[Problem description]
The stretch from the line with "template <int NMW>" through the line with "const int nu" in the records below: write it out exactly, and nothing else.

[Records drawn from a dataset]
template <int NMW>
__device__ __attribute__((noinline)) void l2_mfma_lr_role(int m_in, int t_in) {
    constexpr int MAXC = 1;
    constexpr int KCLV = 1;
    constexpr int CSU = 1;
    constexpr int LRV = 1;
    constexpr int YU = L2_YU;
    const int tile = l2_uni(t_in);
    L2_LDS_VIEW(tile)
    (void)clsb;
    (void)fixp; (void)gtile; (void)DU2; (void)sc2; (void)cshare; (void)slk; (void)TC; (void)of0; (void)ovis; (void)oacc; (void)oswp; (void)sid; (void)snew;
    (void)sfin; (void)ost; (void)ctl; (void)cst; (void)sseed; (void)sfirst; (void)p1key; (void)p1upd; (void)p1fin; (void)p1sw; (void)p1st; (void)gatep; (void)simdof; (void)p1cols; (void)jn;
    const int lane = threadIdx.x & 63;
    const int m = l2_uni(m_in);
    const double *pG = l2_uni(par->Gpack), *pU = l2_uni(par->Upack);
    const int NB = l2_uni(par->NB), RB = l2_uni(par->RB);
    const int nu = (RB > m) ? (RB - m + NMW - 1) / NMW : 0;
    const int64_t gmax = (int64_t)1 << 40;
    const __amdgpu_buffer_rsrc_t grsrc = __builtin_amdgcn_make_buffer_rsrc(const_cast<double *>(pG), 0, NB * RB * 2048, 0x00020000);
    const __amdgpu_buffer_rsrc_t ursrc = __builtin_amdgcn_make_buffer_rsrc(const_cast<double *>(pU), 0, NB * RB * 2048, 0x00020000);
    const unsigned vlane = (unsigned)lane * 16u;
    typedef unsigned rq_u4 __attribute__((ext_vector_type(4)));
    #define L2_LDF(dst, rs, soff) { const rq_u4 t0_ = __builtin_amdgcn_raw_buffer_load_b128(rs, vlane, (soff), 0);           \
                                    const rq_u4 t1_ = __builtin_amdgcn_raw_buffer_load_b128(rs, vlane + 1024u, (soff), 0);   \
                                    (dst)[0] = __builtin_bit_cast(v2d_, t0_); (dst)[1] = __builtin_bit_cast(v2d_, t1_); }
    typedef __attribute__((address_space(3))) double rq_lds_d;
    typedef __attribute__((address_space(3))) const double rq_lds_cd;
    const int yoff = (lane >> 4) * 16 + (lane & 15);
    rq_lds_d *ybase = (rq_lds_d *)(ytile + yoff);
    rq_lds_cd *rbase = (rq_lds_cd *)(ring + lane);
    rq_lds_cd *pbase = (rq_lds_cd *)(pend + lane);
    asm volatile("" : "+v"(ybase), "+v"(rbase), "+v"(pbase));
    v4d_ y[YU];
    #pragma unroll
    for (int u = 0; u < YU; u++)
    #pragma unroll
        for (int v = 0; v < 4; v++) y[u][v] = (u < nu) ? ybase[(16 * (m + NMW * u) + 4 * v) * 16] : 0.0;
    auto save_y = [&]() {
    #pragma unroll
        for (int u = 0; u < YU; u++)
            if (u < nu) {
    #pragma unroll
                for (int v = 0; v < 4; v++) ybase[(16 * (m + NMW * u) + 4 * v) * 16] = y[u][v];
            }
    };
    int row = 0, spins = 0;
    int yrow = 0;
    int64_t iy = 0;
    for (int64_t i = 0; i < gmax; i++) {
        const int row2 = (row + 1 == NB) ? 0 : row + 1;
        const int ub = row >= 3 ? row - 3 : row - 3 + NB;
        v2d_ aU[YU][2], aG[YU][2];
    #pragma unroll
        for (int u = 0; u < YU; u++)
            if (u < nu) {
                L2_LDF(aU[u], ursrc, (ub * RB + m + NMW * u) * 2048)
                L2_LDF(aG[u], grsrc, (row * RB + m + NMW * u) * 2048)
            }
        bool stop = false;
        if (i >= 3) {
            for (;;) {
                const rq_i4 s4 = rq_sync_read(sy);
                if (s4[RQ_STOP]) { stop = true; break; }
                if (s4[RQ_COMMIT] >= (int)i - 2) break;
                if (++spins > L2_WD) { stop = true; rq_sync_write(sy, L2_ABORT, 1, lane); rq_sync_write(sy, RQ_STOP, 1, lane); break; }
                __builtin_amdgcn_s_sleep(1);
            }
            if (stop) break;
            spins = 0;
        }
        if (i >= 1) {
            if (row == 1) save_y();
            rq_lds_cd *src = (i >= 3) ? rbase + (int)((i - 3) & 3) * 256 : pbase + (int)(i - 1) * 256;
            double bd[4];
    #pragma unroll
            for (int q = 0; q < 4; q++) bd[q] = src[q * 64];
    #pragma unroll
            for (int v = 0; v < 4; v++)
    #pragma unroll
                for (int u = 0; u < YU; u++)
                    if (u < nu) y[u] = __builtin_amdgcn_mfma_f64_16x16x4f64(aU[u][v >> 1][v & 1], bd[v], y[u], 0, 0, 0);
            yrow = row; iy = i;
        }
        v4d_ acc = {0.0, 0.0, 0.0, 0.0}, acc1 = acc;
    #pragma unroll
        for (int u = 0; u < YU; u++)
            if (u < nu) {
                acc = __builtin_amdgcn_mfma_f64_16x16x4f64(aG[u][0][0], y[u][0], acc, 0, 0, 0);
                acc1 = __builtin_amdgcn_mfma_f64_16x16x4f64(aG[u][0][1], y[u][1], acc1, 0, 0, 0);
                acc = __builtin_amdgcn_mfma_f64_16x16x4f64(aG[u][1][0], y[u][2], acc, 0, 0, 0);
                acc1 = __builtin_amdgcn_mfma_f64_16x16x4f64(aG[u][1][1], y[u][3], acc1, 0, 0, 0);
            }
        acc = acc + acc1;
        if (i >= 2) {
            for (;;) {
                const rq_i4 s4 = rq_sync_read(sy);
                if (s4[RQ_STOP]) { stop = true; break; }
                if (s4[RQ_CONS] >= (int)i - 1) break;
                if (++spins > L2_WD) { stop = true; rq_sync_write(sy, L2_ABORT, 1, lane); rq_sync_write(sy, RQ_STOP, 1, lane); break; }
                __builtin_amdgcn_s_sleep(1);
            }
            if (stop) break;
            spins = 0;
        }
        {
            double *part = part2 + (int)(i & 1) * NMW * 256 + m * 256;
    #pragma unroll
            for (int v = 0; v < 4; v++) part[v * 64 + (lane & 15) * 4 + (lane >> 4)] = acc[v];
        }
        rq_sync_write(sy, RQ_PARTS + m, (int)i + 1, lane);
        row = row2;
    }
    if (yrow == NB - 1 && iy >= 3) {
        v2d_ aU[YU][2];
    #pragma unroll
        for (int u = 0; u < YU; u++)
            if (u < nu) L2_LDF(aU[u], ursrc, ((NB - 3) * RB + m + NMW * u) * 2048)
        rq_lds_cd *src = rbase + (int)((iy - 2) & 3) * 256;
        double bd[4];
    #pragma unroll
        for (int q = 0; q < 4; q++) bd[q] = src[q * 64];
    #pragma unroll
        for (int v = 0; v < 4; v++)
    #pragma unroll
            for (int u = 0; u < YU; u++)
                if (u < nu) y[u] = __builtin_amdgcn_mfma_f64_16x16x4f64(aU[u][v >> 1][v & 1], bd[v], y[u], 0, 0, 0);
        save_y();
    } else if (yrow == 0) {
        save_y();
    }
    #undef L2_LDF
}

==

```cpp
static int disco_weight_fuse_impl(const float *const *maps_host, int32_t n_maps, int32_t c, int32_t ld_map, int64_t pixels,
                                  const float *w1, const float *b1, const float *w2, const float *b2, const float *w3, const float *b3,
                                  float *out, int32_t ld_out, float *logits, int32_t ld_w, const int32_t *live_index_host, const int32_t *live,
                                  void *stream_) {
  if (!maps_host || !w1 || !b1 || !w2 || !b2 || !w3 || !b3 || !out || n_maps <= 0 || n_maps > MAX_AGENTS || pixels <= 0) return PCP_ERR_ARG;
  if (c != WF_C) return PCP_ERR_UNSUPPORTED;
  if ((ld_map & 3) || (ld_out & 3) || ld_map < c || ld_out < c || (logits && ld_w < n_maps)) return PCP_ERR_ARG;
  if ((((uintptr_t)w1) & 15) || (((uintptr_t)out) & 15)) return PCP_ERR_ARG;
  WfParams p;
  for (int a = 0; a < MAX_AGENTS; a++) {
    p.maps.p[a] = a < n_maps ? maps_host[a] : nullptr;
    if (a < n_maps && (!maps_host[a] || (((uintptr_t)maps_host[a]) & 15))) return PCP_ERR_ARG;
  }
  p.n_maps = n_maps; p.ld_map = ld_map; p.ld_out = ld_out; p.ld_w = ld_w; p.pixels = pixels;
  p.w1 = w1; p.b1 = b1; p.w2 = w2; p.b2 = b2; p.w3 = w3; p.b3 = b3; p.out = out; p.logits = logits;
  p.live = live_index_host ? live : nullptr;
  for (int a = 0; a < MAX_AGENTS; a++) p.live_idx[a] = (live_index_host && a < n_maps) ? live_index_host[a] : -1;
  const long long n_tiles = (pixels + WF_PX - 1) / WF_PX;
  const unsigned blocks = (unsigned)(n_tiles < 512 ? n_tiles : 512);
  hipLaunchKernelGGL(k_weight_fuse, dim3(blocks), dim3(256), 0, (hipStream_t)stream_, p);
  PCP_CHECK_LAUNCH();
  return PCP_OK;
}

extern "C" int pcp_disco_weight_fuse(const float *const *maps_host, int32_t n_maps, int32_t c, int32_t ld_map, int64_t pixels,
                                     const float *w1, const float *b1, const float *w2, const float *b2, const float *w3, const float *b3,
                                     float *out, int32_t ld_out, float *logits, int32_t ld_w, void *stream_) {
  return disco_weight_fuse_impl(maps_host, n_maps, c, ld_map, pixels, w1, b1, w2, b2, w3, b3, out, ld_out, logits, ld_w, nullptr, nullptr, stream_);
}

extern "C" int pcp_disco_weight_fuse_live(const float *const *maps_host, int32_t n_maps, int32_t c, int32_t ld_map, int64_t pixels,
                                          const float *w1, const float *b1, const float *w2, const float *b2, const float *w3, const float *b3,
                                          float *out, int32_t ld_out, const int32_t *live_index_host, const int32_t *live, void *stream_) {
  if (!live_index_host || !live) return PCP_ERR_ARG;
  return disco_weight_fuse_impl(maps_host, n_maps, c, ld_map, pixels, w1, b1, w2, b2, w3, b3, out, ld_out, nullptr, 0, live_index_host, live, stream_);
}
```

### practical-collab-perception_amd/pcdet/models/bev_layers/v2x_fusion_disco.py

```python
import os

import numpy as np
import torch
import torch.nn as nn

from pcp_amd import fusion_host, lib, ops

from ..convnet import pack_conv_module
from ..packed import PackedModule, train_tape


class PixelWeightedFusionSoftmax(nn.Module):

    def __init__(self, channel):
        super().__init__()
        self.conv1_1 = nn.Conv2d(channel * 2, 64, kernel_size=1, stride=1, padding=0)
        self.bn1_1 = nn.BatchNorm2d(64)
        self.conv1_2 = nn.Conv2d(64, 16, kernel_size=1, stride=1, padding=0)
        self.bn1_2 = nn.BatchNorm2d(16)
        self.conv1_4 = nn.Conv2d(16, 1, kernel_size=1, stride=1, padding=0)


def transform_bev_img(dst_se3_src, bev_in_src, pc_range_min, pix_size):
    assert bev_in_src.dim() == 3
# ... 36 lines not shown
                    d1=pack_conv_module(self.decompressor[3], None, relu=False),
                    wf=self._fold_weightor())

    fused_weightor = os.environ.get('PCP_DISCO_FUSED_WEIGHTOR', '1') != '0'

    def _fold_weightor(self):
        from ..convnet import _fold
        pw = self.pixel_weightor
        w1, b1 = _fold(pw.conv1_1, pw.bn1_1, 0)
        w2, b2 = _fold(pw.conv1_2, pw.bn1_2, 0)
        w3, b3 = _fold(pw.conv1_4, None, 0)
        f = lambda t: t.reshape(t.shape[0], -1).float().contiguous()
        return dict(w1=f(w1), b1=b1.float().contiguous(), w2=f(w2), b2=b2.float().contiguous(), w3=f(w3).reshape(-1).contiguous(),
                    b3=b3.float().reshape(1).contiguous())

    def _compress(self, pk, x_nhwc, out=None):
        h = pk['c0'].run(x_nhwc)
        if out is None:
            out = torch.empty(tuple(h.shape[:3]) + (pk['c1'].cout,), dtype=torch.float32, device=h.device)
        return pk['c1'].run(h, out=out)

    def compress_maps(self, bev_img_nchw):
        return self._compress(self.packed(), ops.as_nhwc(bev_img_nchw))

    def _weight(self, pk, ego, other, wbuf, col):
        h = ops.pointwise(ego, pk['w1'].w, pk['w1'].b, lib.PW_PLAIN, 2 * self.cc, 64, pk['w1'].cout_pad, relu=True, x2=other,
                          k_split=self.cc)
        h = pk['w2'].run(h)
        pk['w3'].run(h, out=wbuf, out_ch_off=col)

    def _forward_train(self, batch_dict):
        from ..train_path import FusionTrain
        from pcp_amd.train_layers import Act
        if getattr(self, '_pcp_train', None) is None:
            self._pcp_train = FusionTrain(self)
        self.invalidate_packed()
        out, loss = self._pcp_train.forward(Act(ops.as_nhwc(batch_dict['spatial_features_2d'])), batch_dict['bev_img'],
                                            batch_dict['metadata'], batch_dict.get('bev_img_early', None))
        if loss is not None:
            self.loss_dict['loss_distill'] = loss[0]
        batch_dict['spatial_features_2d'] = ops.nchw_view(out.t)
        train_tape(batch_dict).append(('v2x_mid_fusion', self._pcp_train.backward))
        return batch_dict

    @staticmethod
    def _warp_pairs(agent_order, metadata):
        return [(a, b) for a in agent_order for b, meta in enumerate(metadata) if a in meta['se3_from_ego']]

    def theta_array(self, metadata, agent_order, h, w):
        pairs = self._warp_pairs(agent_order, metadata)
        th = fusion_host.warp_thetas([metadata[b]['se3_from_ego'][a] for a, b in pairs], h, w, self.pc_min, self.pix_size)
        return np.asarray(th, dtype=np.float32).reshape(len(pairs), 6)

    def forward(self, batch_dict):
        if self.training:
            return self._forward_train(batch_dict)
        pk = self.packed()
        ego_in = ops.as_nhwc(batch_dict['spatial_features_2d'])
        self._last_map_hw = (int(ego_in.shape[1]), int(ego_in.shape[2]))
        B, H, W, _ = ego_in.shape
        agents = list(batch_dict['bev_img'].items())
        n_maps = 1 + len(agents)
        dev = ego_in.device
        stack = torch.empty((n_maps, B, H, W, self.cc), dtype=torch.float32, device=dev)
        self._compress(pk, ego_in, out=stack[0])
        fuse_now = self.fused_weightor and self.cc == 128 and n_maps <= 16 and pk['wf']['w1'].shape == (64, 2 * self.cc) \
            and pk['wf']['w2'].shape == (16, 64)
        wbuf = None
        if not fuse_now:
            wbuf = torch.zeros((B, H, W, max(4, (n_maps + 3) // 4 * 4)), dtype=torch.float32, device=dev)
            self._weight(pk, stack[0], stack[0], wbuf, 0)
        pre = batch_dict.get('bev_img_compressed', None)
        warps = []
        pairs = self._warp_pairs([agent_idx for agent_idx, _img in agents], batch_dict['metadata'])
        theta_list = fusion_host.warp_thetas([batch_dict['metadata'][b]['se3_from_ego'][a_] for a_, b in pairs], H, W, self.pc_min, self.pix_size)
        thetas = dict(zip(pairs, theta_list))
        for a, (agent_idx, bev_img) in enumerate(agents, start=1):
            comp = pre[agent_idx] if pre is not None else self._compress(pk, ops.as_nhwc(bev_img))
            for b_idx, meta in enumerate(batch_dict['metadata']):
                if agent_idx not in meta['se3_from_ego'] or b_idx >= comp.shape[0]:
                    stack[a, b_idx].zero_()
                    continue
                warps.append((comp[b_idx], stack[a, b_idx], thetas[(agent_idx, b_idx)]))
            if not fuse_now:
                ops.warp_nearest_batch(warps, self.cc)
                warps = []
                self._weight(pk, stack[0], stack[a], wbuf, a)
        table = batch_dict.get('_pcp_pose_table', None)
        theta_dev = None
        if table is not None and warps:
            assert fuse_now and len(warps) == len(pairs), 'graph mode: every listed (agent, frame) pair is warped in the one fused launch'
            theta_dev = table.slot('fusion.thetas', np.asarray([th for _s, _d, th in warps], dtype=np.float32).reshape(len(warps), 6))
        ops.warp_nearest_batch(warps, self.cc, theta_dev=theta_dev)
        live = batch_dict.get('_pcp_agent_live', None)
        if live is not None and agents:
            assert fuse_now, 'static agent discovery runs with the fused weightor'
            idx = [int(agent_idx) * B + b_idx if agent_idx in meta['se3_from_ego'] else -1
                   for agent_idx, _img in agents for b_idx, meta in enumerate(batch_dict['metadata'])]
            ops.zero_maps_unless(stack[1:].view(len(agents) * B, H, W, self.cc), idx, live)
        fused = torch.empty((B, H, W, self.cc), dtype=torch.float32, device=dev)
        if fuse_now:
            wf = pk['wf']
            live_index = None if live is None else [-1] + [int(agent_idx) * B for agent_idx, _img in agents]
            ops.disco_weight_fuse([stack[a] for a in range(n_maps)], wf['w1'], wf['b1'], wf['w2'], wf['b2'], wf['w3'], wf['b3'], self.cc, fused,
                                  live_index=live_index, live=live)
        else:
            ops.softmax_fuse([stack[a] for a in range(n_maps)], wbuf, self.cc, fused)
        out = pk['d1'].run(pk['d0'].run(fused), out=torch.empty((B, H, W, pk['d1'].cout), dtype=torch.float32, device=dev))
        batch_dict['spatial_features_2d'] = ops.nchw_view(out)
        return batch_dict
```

[Reply]
template <int NMW>
__device__ __attribute__((noinline)) void l2_mfma_lr_role(int m_in, int t_in) {
    constexpr int MAXC = 1;
    constexpr int KCLV = 1;
    constexpr int CSU = 1;
    constexpr int LRV = 1;
    constexpr int YU = L2_YU;
    const int tile = l2_uni(t_in);
    L2_LDS_VIEW(tile)
    (void)clsb;
    (void)fixp; (void)gtile; (void)DU2; (void)sc2; (void)cshare; (void)slk; (void)TC; (void)of0; (void)ovis; (void)oacc; (void)oswp; (void)sid; (void)snew;
    (void)sfin; (void)ost; (void)ctl; (void)cst; (void)sseed; (void)sfirst; (void)p1key; (void)p1upd; (void)p1fin; (void)p1sw; (void)p1st; (void)gatep; (void)simdof; (void)p1cols; (void)jn;
    const int lane = threadIdx.x & 63;
    const int m = l2_uni(m_in);
    const double *pG = l2_uni(par->Gpack), *pU = l2_uni(par->Upack);
    const int NB = l2_uni(par->NB), RB = l2_uni(par->RB);
    const int nu = (RB > m) ? (RB - m + NMW - 1) / NMW : 0;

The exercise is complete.